Within the last three years or so, I've shipped at least 4, maybe 5, handguns via USPS. All with Delivery Confirmation. All were shipped for under $15.00. If they had been shipped UPS or FED-EX, the cost would have been closer to $50.00 each.

My local post office is closer than my UPS facility. It's been a couple of years since I've used UPS, and at least 10 years or so, since I've used FED-EX.

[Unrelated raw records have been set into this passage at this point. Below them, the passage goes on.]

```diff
+                    if (comp == 0) store_split4<SAT_ANY>(Ts, a, 32 * z + 4 * k4, val[it], satT);
+                    else store_split4<SAT_ANY>(Tv, (comp - 1) * TA + a, 32 * z + 4 * k4, val[it], satT);
+                }
+                satT.commit(av, a0, N);
+            }
+            f32x4 emb[2];
+#pragma unroll
+            for (int t = 0; t < 2; ++t) emb[t] = gload4f(MW[m].embed + (size_t)zz[t] * F + L.col0);
+            __syncthreads();
+#pragma unroll
+            for (int t = 0; t < 8; ++t) res[t] = (f32x4){0.f, 0.f, 0.f, 0.f};
+#pragma unroll
+            for (int q = 0; q < NZ; ++q) {
+                u32x4 a[8][2];
+#pragma unroll
+                for (int t = 0; t < 8; ++t) {
+                    const Planes &P = t < 2 ? Ts : Tv;
+                    const int row = (t < 2 ? 16 * t : 16 * (t - 2)) + L.r;
+                    a[t][0] = *reinterpret_cast<const u32x4 *>(P.h + row * P.ld + 32 * q + 8 * g);
+                    a[t][1] = *reinterpret_cast<const u32x4 *>(P.l + row * P.ld + 32 * q + 8 * g);
+                }
+                __builtin_amdgcn_sched_barrier(0);
+#pragma unroll
+                for (int k = 0; k < 3; ++k)
+#pragma unroll
+                    for (int t = 0; t < 8; ++t) {
+                        res[t] = mfma16(bw[q][t < 2 ? 0 : 1][k == 0 ? 1 : 0], a[t][k == 1 ? 1 : 0], res[t]);
+                        __builtin_amdgcn_sched_barrier(0);
+                    }
+            }
+#pragma unroll
+            for (int t = 0; t < 2; ++t) res[t] = emb[t] + res[t];
+        };
+        switch (f0.nz) {
+            case 1: front(std::integral_constant<int, 1>()); break;
+            case 2: front(std::integral_constant<int, 2>()); break;
+            case 3: front(std::integral_constant<int, 3>()); break;
+            default: front(std::integral_constant<int, 4>()); break;
+        }
+        gemm16_preload(wUV, pUV);
+        gemm16_preload(wW3a, pW3a);
+#pragma unroll
+        for (int t = 0; t < 2; ++t) {
+            store_split4<SAT_ACC>(xs, L.row(t), L.col0, res[t], sat);
+#pragma unroll
+            for (int x = 0; x < 3; ++x) store_split4<SAT_ACC>(vt, x * TA + L.row(t), L.col0, res[2 + 2 * x + t], sat);
+        }
+    } else {
+        rows_request<3 * TA>([&](int row) {
+            int x = row / TA, a = min(a0 + (row % TA), N - 1);
+            return v_msg + ((mN + a) * 3 + x) * F;
+        }, keep_v);
+        rows_request<TA>([&](int row) { return s_msg + (mN + min(a0 + row, N - 1)) * F; }, keep_s);
+        __builtin_amdgcn_sched_barrier(0);
+        gemm16_preload(wUV, pUV);
+        gemm16_preload(wW3a, pW3a);
+        rows_store_split<3 * TA>(vt, 0, keep_v, sat);
+        rows_store_split<TA>(xs, 0, keep_s, sat);
+    }
     __syncthreads();
     PH(0)
     f32x4 uv[6][2];
@@ -586,10 +671,15 @@
         f32x4 ds;
 #pragma unroll
         for (int i = 0; i < 4; ++i) ds[i] = fmaf(gate[t][1][i], inner[t][i], gate[t][2][i]);
+        if constexpr (L0F) ds = res[t] + ds;
         *reinterpret_cast<f32x4 *>(T + row * FT + L.col0) = ds;
         if constexpr (!NOV) {
 #pragma unroll
-            for (int x = 0; x < 3; ++x) *reinterpret_cast<f32x4 *>(T + (TA * (1 + x) + row) * FT + L.col0) = gate[t][0] * uv[2 * x + t][0];
+            for (int x = 0; x < 3; ++x) {
+                f32x4 dv = gate[t][0] * uv[2 * x + t][0];
+                if constexpr (L0F) dv = res[2 + 2 * x + t] + dv;
+                *reinterpret_cast<f32x4 *>(T + (TA * (1 + x) + row) * FT + L.col0) = dv;
+            }
         }
     }
     __syncthreads();
@@ -600,7 +690,7 @@
     PH(9)
     const Planes xo = make_planes(ldsh + CF_LDS_HALVES, TA, F);
     auto put = [&](int row, int col, const float4 &d, const float4 &r) {
-        const float4 o = make_float4(r.x + d.x, r.y + d.y, r.z + d.z, r.w + d.w);
+        const float4 o = L0F ? d : make_float4(r.x + d.x, r.y + d.y, r.z + d.z, r.w + d.w);
         if (TAIL == 1 && row < TA) store_split4<SAT_COOP>(xo, row, col, o, sat);
         if (a0 + row % TA >= N) return;
         if (row >= TA && !v_out) return;
@@ -611,7 +701,20 @@
 #pragma unroll
         for (int it = 0; it < (NOV ? NS : NS + NV); ++it) {
             const int idx = threadIdx.x + it * NTHREADS, row = idx >> 5, c4 = idx & 31;
-            put(row, 4 * c4, *reinterpret_cast<const float4 *>(T + row * FT + 4 * c4), it < NS ? keep_s[it < NS ? it : 0] : keep_v[it < NS ? 0 : it - NS]);
+            float4 r = make_float4(0.f, 0.f, 0.f, 0.f);
+            if constexpr (!L0F) r = it < NS ? keep_s[it < NS ? it : 0] : keep_v[it < NS ? 0 : it - NS];
+            put(row, 4 * c4, *reinterpret_cast<const float4 *>(T + row * FT + 4 * c4), r);
+        }
+    }
+    if constexpr (L0F) {
+#pragma unroll
+        for (int t = 0; t < 2; ++t) {
+            const int a_ = a0 + L.row(t);
+            if (a_ < N) {
+                *reinterpret_cast<f32x4 *>(s_msg_w + (mN + a_) * F + L.col0) = res[t];
+#pragma unroll
+                for (int x = 0; x < 3; ++x) *reinterpret_cast<f32x4 *>(v_msg_w + ((mN + a_) * 3 + x) * F + L.col0) = res[2 + 2 * x + t];
+            }
         }
     }
     PH(10)
@@ -658,6 +761,23 @@
     save_all();
 #endif
     sat.commit(av, a0, N);
+}
+
+template <int TAIL>
+__global__ void __launch_bounds__(NTHREADS) __attribute__((amdgpu_waves_per_eu(2, 2)))
+k_update_fwd_mfma(int N, int l, ActiveView av, const ModelW *__restrict__ MW, const float *__restrict__ s_msg,
+                  const float *__restrict__ v_msg, float *__restrict__ s_out, float *__restrict__ v_out,
+                  float *__restrict__ phi_next, f32x4 *__restrict__ save) {
+    extern __shared__ __attribute__((aligned(16))) _Float16 ldsh[];
+    update_fwd_block<TAIL, false>(ldsh, N, l, av, MW, s_msg, v_msg, s_out, v_out, phi_next, save, L0None(), nullptr, nullptr);
+}
+
+__global__ void __launch_bounds__(NTHREADS) __attribute__((amdgpu_waves_per_eu(2, 2)))
+k_update_fwd_l0_mfma(int N, ActiveView av, const ModelW *__restrict__ MW, L0FuseArgs f0, float *__restrict__ s_msg,
+                     float *__restrict__ v_msg, float *__restrict__ s_out, float *__restrict__ v_out,
+                     float *__restrict__ phi_next, f32x4 *__restrict__ save) {
+    extern __shared__ __attribute__((aligned(16))) _Float16 ldsh[];
+    update_fwd_block<1, true>(ldsh, N, 0, av, MW, nullptr, nullptr, s_out, v_out, phi_next, save, f0, s_msg, v_msg);
 }
 
 constexpr int RH = 64;
@@ -1078,6 +1198,7 @@
                                     (int)node_mfma_lds_bytes(6)));
     VSSR_HIP(h, hipFuncSetAttribute((const void *)k_update_fwd_mfma<2>, hipFuncAttributeMaxDynamicSharedMemorySize,
                                     (int)node_mfma_lds_bytes(6)));
+    VSSR_HIP(h, hipFuncSetAttribute((const void *)k_update_fwd_l0_mfma, hipFuncAttributeMaxDynamicSharedMemorySize, 160 * 1024));
 #define SET_UPD(MODE)                                                                                                     \
     VSSR_HIP(h, hipFuncSetAttribute((const void *)k_update_bwd_mfma<MODE, 2>, hipFuncAttributeMaxDynamicSharedMemorySize, \
                                     (int)node_mfma_lds_bytes(3)));
@@ -1114,6 +1235,14 @@
     else
         hipLaunchKernelGGL(k_update_fwd_mfma<0>, dim3((N + TA - 1) / TA, M), dim3(NTHREADS), node_mfma_lds_bytes(6), st, N, l,
                            av, MW, s_msg, v_msg, s_out, v_out, phi_next, sv);
+}
+void launch_update_fwd_l0_mfma(hipStream_t st, int N, int M, const ActiveView &av, const ModelW *MW, const L0FuseArgs &f0,
+                               float *s_msg, float *v_msg, float *s_out, float *v_out, float *phi_next, void *save) {
+    const int K = 32 * f0.nz;
+    const size_t lds = std::max(node_mfma_lds_bytes(6),
+                                sizeof(_Float16) * (CF_LDS_HALVES + plane_halves(TA, K) + plane_halves(3 * TA, K)));
+    hipLaunchKernelGGL(k_update_fwd_l0_mfma, dim3((N + TA - 1) / TA, M), dim3(NTHREADS), lds, st, N, av, MW, f0, s_msg, v_msg,
+                       s_out, v_out, phi_next, reinterpret_cast<f32x4 *>(save));
 }
 void launch_readout_mfma(hipStream_t st, int N, int M, const ActiveView &av, const ModelW *MW, const float *s,
                          const float *e_excl, float *e_atom) {
diff --git a/surface-sampling_amd/csrc/vssr_internal.h b/surface-sampling_amd/csrc/vssr_internal.h
--- a/surface-sampling_amd/csrc/vssr_internal.h
+++ b/surface-sampling_amd/csrc/vssr_internal.h
@@ -386,6 +386,7 @@
     vssr::DevBuf d_gbar;
     vssr::DevBuf d_upd_save;
     vssr::DevBuf d_gpart;
+    int l0_fuse = 1;
     int debug_keep = 0;
     int upd_save = 0;
     vssr::DevBuf d_energy, d_energy_std, d_energy_models, d_forces, d_forces_std, d_e_atoms;
@@ -536,7 +537,18 @@
 void l0_pack_tables(const float *A, int n_embed, unsigned *A16, unsigned *At16);
 size_t l0_packed_dwords(int n_embed);
 int l0_mfma_init(vssr_handle *h);
-int l0_run_forward(vssr_handle *h, const GraphView &G, float *s_msg, float *v_msg);
+int l0_run_forward(vssr_handle *h, const GraphView &G, float *s_msg, float *v_msg, bool fused);
+constexpr int L0_KP = 24;
+constexpr int L0_TILE_U4 = 1024;
+constexpr int L0_FUSE_MAX_SPECIES = 4;
+struct L0FuseArgs {
+    const float *T;
+    const uint4 *A16;
+    const int *zlist, *Z, *counters;
+    int nz, n_embed;
+};
+void launch_update_fwd_l0_mfma(hipStream_t st, int N, int M, const ActiveView &av, const ModelW *MW, const L0FuseArgs &f0,
+                               float *s_msg, float *v_msg, float *s_out, float *v_out, float *phi_next, void *save);
 int l0_run_reverse(vssr_handle *h, const GraphView &G, int first_write, int fresh_mfma, const float *sbar_msg, const float *vbar_msg,
                    float4 *gbar);
 int edge_mfma_init(vssr_handle *h);
```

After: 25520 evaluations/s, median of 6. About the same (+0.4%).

I have no idea how long I've been using USPS, but in all those years, I've yet to have a lost package or one that was mis-routed. When I ship with UPS, often, the package gets stalled at some hub, or sits idle for days at a time, before it starts moving again. :smt092


----------



## harley4898 (Aug 13, 2012)

I live in round rock tx and i bought one at red,s indoor range for $626.99 plus tax.


----------



## Haas (Jun 24, 2009)

Our local gun shop is raffling one off right now. $10.00 a ticket, 100 tix being sold. Needless to say, I'm buying a ticket or two....or.....?


----------



## wingnuut (Jun 11, 2012)

if you tell the post officewhat you are shipping they will not accept it. fedx satilite stores will not , you have to go to a main office, same with ups, i just went through all this and the PO wonders why no bussiness?


----------



## paratrooper (Feb 1, 2012)

wingnuut said:


> if you tell the post officewhat you are shipping they will not accept it. fedx satilite stores will not , you have to go to a main office, same with ups, i just went through all this and the PO wonders why no bussiness?


You have to be a FFL to ship a handgun via USPS. I used to be one several years ago, but gave it up. I now have my local gunshop ship handguns for me. They charge $30.00, and I pass that fee / charge on to the buyer.


----------